Your assignment >> Extract the complete data exactly as given.

Dataset extract >>
----

diff --git a/proqa_amd/csrc/mips_kernels.hip b/proqa_amd/csrc/mips_kernels.hip
--- a/proqa_amd/csrc/mips_kernels.hip
+++ b/proqa_amd/csrc/mips_kernels.hip
@@ -96,6 +96,42 @@
 
 #ifdef PROQA_FILTER_STAMPS
 __device__ unsigned long long g_filter_stamps[8];
+__device__ unsigned long long g_filter_i8_stamps[kFilterI8StampSlots * 8];
+struct I8Stamps {
+  unsigned long long t = 0, t0 = 0, wait = 0, dma = 0, exc = 0, n_exc = 0;
+  __device__ __forceinline__ static unsigned long long now() {
+    __builtin_amdgcn_sched_barrier(0);
+    const unsigned long long v = __builtin_amdgcn_s_memtime();
+    __builtin_amdgcn_sched_barrier(0);
+    return v;
+  }
+  __device__ __forceinline__ void start() { t0 = now(); }
+  __device__ __forceinline__ void begin() { t = now(); }
+  __device__ __forceinline__ void end(unsigned long long& segment) { segment += now() - t; }
+  __device__ __forceinline__ void end_excursion() {
+    end(exc);
+    ++n_exc;
+  }
+  __device__ __forceinline__ void report(bool reporter, int npairs, int wave) {
+    if (!reporter) return;
+    unsigned long long* slot = g_filter_i8_stamps + ((blockIdx.x * 8u + (unsigned)wave) % kFilterI8StampSlots) * 8;
+    atomicAdd(slot + 0, wait);
+    atomicAdd(slot + 1, dma);
+    atomicAdd(slot + 2, exc);
+    atomicAdd(slot + 3, n_exc);
+    atomicAdd(slot + 4, now() - t0);
+    atomicAdd(slot + 5, (unsigned long long)npairs);
+  }
+};
+#else
+struct I8Stamps {
+  int wait = 0, dma = 0;
+  __device__ __forceinline__ void start() {}
+  __device__ __forceinline__ void begin() {}
+  __device__ __forceinline__ void end(int&) {}
+  __device__ __forceinline__ void end_excursion() {}
+  __device__ __forceinline__ void report(bool, int, int) {}
+};
 #endif
 __device__ __forceinline__ void write_record(WaveRecord* dst, const f32x16& acc, unsigned q, unsigned row0,
                                              int rows_left, float tau) {
@@ -545,31 +581,39 @@
   for (int j = 0; j < 4; ++j) rd_off[j] = li * kRowBytesI8 + (((2 * j + half) ^ ((li >> 1) & 7)) << 4);
 
   constexpr int kDmaPerWave = (kStageBytesI8 / 1024) / NW;
-  int dma_rel[kDmaPerWave];
-  int dma_piece_off[kDmaPerWave];
+  unsigned dma_off[kDmaPerWave];
 #pragma unroll
   for (int e = 0; e < kDmaPerWave; ++e) {
-    dma_rel[e] = (wave * kDmaPerWave + e) * 8 + (lane >> 3);
-    dma_piece_off[e] = ((lane & 7) ^ ((dma_rel[e] >> 1) & 7)) * 16;
-  }
+    const int r = (wave * kDmaPerWave + e) * 8 + (lane >> 3);
+    dma_off[e] = (unsigned)(r * kRowBytesI8 + (((lane & 7) ^ ((r >> 1) & 7)) * 16));
+  }
+  const bool ragged = (n_rows & (kStageRows - 1)) != 0;
+  auto issue_piece = [&](int p, int i, const signed char* pair_src) {
+    const int h = i >> 1, e = i & 1;
+    const int s = 2 * p + h;
+    if (s >= nstages) return;
+    auto* dst = (__attribute__((address_space(3))) void*)(lds + ((p & 1) * 2 + h) * kStageBytesI8 + (wave * kDmaPerWave + e) * 1024);
+    if (ragged && s == nstages - 1) {
+      int rel = s * kStageRows + (int)(dma_off[e] >> 7);
+      asm volatile("" : "+v"(rel));
+      rel = rel < n_rows ? rel : n_rows - 1;
+      const signed char* src = chunk_base + (long long)rel * kRowBytesI8 + (dma_off[e] & (unsigned)(kRowBytesI8 - 1));
+      __builtin_amdgcn_global_load_lds((const __attribute__((address_space(1))) void*)src, dst, 16, 0, QW == 1 ? kDmaAux : 0);
+      asm volatile("");
+    } else {
+      const unsigned long long sa = (unsigned long long)(pair_src + h * kStageBytesI8);
+      const unsigned lo = (unsigned)__builtin_amdgcn_readfirstlane((int)(unsigned)sa);
+      const unsigned hi = (unsigned)__builtin_amdgcn_readfirstlane((int)(unsigned)(sa >> 32));
+      const signed char* src = (const signed char*)(((unsigned long long)hi << 32) | lo) + dma_off[e];
+      __builtin_amdgcn_global_load_lds((const __attribute__((address_space(1))) void*)src, dst, 16, 0, QW == 1 ? kDmaAux : 0);
+    }
+  };
   auto issue_pair = [&](int p) {
-#pragma unroll
-    for (int h = 0; h < 2; ++h) {
-      const int s = 2 * p + h;
-      if (s < nstages) {
-#pragma unroll
-        for (int e = 0; e < kDmaPerWave; ++e) {
-          int rel = s * kStageRows + dma_rel[e];
-          rel = rel < n_rows ? rel : n_rows - 1;
-          const signed char* src = chunk_base + (long long)rel * kRowBytesI8 + dma_piece_off[e];
-          __builtin_amdgcn_global_load_lds((const __attribute__((address_space(1))) void*)src,
-                                           (__attribute__((address_space(3))) void*)(lds + ((p & 1) * 2 + h) * kStageBytesI8 +
-                                                                                     (wave * kDmaPerWave + e) * 1024),
-                                           16, 0, QW == 1 ? kDmaAux : 0);
-        }
-      }
-    }
+    const signed char* pair_src = chunk_base + (long long)p * (2 * kStageBytesI8);
+#pragma unroll
+    for (int i = 0; i < 2 * kDmaPerWave; ++i) issue_piece(p, i, pair_src);
   };
+  I8Stamps stamps;
   int st_cur = 0;
   auto publish = [&]() {
     const int allowed = __builtin_amdgcn_readfirstlane(st_cur);
@@ -591,7 +635,6 @@
     asm volatile("s_waitcnt lgkmcnt(0)" ::: "memory");
     __builtin_amdgcn_s_barrier();
     asm volatile("" ::: "memory");
-    st_cur = 0;
   };
   if (npairs > 0) issue_pair(0);
   if (!wave_live) {
@@ -607,10 +650,13 @@
     const unsigned long long uaddr = ((unsigned long long)hi << 32) | lo;
     return *(const __attribute__((address_space(4))) f32x16*)uaddr;
   };
-  for (int p = 0; wave_live && p < npairs; ++p) {
+  const signed char* next_src = chunk_base + 2 * kStageBytesI8;
+  stamps.start();
+  for (int p = 0; wave_live && p < npairs; ++p, next_src += 2 * kStageBytesI8) {
     const f32x16 bc = load_blocks(p);
+    stamps.begin();
     publish();
-    if (p + 1 < npairs) issue_pair(p + 1);
+    stamps.end(stamps.wait);
     const char* base = lds + (p & 1) * 2 * kStageBytesI8;
     const int nunits = (nstages - 2 * p >= 2 ? 2 : 1) * (kStageRows / kSubRows);
     i32x4 af[4];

----

Exercise result >>
diff --git a/proqa_amd/csrc/mips_kernels.hip b/proqa_amd/csrc/mips_kernels.hip
--- a/proqa_amd/csrc/mips_kernels.hip
+++ b/proqa_amd/csrc/mips_kernels.hip
@@ -96,6 +96,42 @@
 
 #ifdef PROQA_FILTER_STAMPS
 __device__ unsigned long long g_filter_stamps[8];
+__device__ unsigned long long g_filter_i8_stamps[kFilterI8StampSlots * 8];
+struct I8Stamps {
+  unsigned long long t = 0, t0 = 0, wait = 0, dma = 0, exc = 0, n_exc = 0;
+  __device__ __forceinline__ static unsigned long long now() {
+    __builtin_amdgcn_sched_barrier(0);
+    const unsigned long long v = __builtin_amdgcn_s_memtime();
+    __builtin_amdgcn_sched_barrier(0);
+    return v;
+  }
+  __device__ __forceinline__ void start() { t0 = now(); }
+  __device__ __forceinline__ void begin() { t = now(); }
+  __device__ __forceinline__ void end(unsigned long long& segment) { segment += now() - t; }
+  __device__ __forceinline__ void end_excursion() {
+    end(exc);
+    ++n_exc;
+  }
+  __device__ __forceinline__ void report(bool reporter, int npairs, int wave) {
+    if (!reporter) return;
+    unsigned long long* slot = g_filter_i8_stamps + ((blockIdx.x * 8u + (unsigned)wave) % kFilterI8StampSlots) * 8;
+    atomicAdd(slot + 0, wait);
+    atomicAdd(slot + 1, dma);
+    atomicAdd(slot + 2, exc);
+    atomicAdd(slot + 3, n_exc);
+    atomicAdd(slot + 4, now() - t0);
+    atomicAdd(slot + 5, (unsigned long long)npairs);
+  }
+};
+#else
+struct I8Stamps {
+  int wait = 0, dma = 0;
+  __device__ __forceinline__ void start() {}
+  __device__ __forceinline__ void begin() {}
+  __device__ __forceinline__ void end(int&) {}
+  __device__ __forceinline__ void end_excursion() {}
+  __device__ __forceinline__ void report(bool, int, int) {}
+};
 #endif
 __device__ __forceinline__ void write_record(WaveRecord* dst, const f32x16& acc, unsigned q, unsigned row0,
                                              int rows_left, float tau) {
@@ -545,31 +581,39 @@
   for (int j = 0; j < 4; ++j) rd_off[j] = li * kRowBytesI8 + (((2 * j + half) ^ ((li >> 1) & 7)) << 4);
 
   constexpr int kDmaPerWave = (kStageBytesI8 / 1024) / NW;
-  int dma_rel[kDmaPerWave];
-  int dma_piece_off[kDmaPerWave];
+  unsigned dma_off[kDmaPerWave];
 #pragma unroll
   for (int e = 0; e < kDmaPerWave; ++e) {
-    dma_rel[e] = (wave * kDmaPerWave + e) * 8 + (lane >> 3);
-    dma_piece_off[e] = ((lane & 7) ^ ((dma_rel[e] >> 1) & 7)) * 16;
-  }
+    const int r = (wave * kDmaPerWave + e) * 8 + (lane >> 3);
+    dma_off[e] = (unsigned)(r * kRowBytesI8 + (((lane & 7) ^ ((r >> 1) & 7)) * 16));
+  }
+  const bool ragged = (n_rows & (kStageRows - 1)) != 0;
+  auto issue_piece = [&](int p, int i, const signed char* pair_src) {
+    const int h = i >> 1, e = i & 1;
+    const int s = 2 * p + h;
+    if (s >= nstages) return;
+    auto* dst = (__attribute__((address_space(3))) void*)(lds + ((p & 1) * 2 + h) * kStageBytesI8 + (wave * kDmaPerWave + e) * 1024);
+    if (ragged && s == nstages - 1) {
+      int rel = s * kStageRows + (int)(dma_off[e] >> 7);
+      asm volatile("" : "+v"(rel));
+      rel = rel < n_rows ? rel : n_rows - 1;
+      const signed char* src = chunk_base + (long long)rel * kRowBytesI8 + (dma_off[e] & (unsigned)(kRowBytesI8 - 1));
+      __builtin_amdgcn_global_load_lds((const __attribute__((address_space(1))) void*)src, dst, 16, 0, QW == 1 ? kDmaAux : 0);
+      asm volatile("");
+    } else {
+      const unsigned long long sa = (unsigned long long)(pair_src + h * kStageBytesI8);
+      const unsigned lo = (unsigned)__builtin_amdgcn_readfirstlane((int)(unsigned)sa);
+      const unsigned hi = (unsigned)__builtin_amdgcn_readfirstlane((int)(unsigned)(sa >> 32));
+      const signed char* src = (const signed char*)(((unsigned long long)hi << 32) | lo) + dma_off[e];
+      __builtin_amdgcn_global_load_lds((const __attribute__((address_space(1))) void*)src, dst, 16, 0, QW == 1 ? kDmaAux : 0);
+    }
+  };
   auto issue_pair = [&](int p) {
-#pragma unroll
-    for (int h = 0; h < 2; ++h) {
-      const int s = 2 * p + h;
-      if (s < nstages) {
-#pragma unroll
-        for (int e = 0; e < kDmaPerWave; ++e) {
-          int rel = s * kStageRows + dma_rel[e];
-          rel = rel < n_rows ? rel : n_rows - 1;
-          const signed char* src = chunk_base + (long long)rel * kRowBytesI8 + dma_piece_off[e];
-          __builtin_amdgcn_global_load_lds((const __attribute__((address_space(1))) void*)src,
-                                           (__attribute__((address_space(3))) void*)(lds + ((p & 1) * 2 + h) * kStageBytesI8 +
-                                                                                     (wave * kDmaPerWave + e) * 1024),
-                                           16, 0, QW == 1 ? kDmaAux : 0);
-        }
-      }
-    }
+    const signed char* pair_src = chunk_base + (long long)p * (2 * kStageBytesI8);
+#pragma unroll
+    for (int i = 0; i < 2 * kDmaPerWave; ++i) issue_piece(p, i, pair_src);
   };
+  I8Stamps stamps;
   int st_cur = 0;
   auto publish = [&]() {
     const int allowed = __builtin_amdgcn_readfirstlane(st_cur);
@@ -591,7 +635,6 @@
     asm volatile("s_waitcnt lgkmcnt(0)" ::: "memory");
     __builtin_amdgcn_s_barrier();
     asm volatile("" ::: "memory");
-    st_cur = 0;
   };
   if (npairs > 0) issue_pair(0);
   if (!wave_live) {
@@ -607,10 +650,13 @@
     const unsigned long long uaddr = ((unsigned long long)hi << 32) | lo;
     return *(const __attribute__((address_space(4))) f32x16*)uaddr;
   };
-  for (int p = 0; wave_live && p < npairs; ++p) {
+  const signed char* next_src = chunk_base + 2 * kStageBytesI8;
+  stamps.start();
+  for (int p = 0; wave_live && p < npairs; ++p, next_src += 2 * kStageBytesI8) {
     const f32x16 bc = load_blocks(p);
+    stamps.begin();
     publish();
-    if (p + 1 < npairs) issue_pair(p + 1);
+    stamps.end(stamps.wait);
     const char* base = lds + (p & 1) * 2 * kStageBytesI8;
     const int nunits = (nstages - 2 * p >= 2 ? 2 : 1) * (kStageRows / kSubRows);
     i32x4 af[4];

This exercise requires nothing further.